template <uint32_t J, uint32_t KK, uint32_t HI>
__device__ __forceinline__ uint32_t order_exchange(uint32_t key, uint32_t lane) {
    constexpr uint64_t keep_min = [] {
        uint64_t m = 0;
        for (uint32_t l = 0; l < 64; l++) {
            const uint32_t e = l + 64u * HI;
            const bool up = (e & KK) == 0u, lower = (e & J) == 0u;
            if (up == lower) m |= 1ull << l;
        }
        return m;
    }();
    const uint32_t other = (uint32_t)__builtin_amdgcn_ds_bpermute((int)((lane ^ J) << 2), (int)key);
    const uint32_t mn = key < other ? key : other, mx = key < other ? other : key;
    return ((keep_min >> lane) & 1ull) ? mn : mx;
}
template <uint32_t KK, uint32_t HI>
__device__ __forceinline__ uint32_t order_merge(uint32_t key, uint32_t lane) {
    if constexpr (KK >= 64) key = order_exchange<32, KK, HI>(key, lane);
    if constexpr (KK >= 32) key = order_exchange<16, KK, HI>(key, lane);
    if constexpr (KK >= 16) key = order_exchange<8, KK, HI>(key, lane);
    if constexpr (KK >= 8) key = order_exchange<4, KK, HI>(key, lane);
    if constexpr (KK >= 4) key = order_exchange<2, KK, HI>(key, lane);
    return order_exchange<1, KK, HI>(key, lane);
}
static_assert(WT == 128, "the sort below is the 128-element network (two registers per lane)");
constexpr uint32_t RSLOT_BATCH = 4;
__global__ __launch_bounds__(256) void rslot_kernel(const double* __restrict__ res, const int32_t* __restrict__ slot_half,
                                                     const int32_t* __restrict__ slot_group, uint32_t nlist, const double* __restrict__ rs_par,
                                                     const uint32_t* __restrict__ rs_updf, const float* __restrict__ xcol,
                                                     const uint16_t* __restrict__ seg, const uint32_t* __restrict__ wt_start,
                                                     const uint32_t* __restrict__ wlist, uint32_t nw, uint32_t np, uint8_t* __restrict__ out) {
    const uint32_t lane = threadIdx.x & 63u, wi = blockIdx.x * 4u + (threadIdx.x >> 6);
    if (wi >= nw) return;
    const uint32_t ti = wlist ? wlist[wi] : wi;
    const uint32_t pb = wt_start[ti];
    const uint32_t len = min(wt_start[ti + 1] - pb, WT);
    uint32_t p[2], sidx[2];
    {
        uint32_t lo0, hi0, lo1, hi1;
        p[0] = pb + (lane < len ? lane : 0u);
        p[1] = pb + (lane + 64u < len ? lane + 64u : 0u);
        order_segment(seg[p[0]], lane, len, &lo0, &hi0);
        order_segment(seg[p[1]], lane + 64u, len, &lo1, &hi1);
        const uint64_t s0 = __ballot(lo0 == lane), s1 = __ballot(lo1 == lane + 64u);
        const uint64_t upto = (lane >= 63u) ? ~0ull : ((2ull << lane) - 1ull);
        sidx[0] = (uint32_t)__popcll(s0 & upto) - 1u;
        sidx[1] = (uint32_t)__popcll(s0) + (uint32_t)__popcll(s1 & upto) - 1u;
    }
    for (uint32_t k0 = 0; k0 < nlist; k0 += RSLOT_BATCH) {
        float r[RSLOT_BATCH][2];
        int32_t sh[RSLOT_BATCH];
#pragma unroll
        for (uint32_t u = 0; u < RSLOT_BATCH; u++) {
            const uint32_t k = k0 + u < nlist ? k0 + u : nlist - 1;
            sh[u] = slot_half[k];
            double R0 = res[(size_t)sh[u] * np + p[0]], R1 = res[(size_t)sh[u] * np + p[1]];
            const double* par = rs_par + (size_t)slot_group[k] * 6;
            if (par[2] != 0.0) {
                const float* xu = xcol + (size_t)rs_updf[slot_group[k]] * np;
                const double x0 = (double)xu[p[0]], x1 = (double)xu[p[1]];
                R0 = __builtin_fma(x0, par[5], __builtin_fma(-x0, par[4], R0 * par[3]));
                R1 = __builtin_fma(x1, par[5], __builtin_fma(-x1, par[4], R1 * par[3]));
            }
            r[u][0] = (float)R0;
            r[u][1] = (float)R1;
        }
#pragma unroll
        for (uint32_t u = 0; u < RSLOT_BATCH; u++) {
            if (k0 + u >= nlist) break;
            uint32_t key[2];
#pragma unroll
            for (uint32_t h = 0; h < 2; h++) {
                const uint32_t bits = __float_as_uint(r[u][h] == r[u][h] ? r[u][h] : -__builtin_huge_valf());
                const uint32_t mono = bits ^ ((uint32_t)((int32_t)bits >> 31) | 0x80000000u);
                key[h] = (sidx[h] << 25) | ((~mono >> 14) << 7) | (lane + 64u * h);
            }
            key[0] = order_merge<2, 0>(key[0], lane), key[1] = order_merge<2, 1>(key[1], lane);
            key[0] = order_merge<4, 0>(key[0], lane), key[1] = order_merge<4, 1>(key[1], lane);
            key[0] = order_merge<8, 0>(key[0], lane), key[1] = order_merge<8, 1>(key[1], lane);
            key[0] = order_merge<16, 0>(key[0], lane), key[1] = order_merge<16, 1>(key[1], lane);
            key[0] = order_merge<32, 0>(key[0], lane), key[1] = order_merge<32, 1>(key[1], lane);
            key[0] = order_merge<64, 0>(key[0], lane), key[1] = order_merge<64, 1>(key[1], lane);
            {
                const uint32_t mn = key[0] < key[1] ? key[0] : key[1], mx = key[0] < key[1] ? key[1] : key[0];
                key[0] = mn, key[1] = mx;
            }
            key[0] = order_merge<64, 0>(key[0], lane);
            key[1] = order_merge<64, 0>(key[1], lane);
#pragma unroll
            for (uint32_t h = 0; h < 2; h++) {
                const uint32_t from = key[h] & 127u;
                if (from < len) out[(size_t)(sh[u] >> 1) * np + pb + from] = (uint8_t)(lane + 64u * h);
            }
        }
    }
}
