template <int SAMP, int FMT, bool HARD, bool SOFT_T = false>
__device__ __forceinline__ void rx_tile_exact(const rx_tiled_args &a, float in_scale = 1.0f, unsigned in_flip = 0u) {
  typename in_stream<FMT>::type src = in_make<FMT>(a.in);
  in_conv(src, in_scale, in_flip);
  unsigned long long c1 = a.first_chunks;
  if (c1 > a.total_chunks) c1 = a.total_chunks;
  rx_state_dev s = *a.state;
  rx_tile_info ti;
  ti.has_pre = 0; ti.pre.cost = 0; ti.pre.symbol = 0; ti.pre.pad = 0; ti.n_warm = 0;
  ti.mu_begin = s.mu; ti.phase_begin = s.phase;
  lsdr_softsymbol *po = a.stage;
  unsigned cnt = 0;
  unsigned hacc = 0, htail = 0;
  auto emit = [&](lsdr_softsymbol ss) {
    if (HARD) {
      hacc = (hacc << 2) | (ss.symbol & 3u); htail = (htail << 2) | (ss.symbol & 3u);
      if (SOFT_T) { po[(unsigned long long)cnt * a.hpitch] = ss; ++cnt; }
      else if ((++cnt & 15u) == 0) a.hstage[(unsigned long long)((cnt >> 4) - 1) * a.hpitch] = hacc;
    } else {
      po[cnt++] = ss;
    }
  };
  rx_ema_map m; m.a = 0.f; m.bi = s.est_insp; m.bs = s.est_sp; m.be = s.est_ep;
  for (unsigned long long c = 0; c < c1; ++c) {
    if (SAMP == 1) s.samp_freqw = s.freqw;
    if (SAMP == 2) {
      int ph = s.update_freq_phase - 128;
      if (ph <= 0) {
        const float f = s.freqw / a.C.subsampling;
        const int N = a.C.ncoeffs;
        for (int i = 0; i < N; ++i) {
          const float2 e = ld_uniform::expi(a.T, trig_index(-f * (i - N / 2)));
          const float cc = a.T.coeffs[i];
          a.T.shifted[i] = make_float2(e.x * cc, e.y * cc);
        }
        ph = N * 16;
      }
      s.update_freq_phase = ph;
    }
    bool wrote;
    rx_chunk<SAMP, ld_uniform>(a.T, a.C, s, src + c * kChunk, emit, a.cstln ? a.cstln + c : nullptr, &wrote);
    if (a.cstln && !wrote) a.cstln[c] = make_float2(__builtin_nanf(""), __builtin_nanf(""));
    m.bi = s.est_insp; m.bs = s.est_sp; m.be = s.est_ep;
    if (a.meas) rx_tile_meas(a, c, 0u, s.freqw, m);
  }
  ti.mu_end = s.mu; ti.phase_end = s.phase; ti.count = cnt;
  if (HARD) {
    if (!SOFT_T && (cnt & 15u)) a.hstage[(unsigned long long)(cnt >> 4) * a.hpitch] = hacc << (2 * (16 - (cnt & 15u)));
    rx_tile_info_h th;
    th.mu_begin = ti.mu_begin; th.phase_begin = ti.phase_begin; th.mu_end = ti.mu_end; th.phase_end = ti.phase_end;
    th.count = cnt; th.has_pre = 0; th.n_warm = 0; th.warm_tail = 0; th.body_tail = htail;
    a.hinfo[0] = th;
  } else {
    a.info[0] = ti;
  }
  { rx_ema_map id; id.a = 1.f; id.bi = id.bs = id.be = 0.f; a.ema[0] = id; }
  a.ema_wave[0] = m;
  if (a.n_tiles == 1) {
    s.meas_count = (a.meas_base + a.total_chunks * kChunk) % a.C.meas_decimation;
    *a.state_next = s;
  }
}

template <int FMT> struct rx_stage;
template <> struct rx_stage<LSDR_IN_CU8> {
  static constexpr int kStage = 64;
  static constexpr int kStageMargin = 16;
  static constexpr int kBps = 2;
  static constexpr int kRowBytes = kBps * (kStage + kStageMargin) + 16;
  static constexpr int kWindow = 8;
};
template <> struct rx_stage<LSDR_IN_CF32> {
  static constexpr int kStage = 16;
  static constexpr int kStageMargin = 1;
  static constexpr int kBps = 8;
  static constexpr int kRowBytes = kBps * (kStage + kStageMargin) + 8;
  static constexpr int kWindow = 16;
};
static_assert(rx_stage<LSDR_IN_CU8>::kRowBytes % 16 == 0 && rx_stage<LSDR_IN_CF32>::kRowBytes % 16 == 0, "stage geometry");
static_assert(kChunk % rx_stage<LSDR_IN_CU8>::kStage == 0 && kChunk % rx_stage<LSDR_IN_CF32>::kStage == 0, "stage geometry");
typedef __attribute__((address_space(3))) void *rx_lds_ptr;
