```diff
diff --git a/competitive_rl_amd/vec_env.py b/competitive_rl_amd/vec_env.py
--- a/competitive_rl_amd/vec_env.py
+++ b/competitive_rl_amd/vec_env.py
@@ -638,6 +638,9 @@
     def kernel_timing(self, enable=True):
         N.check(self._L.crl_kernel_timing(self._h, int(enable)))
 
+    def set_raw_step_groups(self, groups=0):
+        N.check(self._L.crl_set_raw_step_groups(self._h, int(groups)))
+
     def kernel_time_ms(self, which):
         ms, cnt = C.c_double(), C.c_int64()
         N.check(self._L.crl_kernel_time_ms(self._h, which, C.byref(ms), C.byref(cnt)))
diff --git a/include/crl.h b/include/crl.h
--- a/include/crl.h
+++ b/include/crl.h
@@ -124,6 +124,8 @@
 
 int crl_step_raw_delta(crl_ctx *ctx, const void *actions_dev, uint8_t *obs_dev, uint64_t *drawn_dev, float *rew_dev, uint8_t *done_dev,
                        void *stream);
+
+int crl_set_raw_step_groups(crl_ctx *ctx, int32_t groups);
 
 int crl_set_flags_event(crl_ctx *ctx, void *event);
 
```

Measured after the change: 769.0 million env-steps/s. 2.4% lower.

> _PROBLEM_
From the first line of the data above to the line holding "const uint32_t other", reproduce each line exactly; emit no other lines.

> _ANSWER FOR THIS EXERCISE_
template <uint32_t J, uint32_t KK, uint32_t HI>
__device__ __forceinline__ uint32_t order_exchange(uint32_t key, uint32_t lane) {
    constexpr uint64_t keep_min = [] {
        uint64_t m = 0;
        for (uint32_t l = 0; l < 64; l++) {
            const uint32_t e = l + 64u * HI;
            const bool up = (e & KK) == 0u, lower = (e & J) == 0u;
            if (up == lower) m |= 1ull << l;
        }
        return m;
    }();
    const uint32_t other = (uint32_t)__builtin_amdgcn_ds_bpermute((int)((lane ^ J) << 2), (int)key);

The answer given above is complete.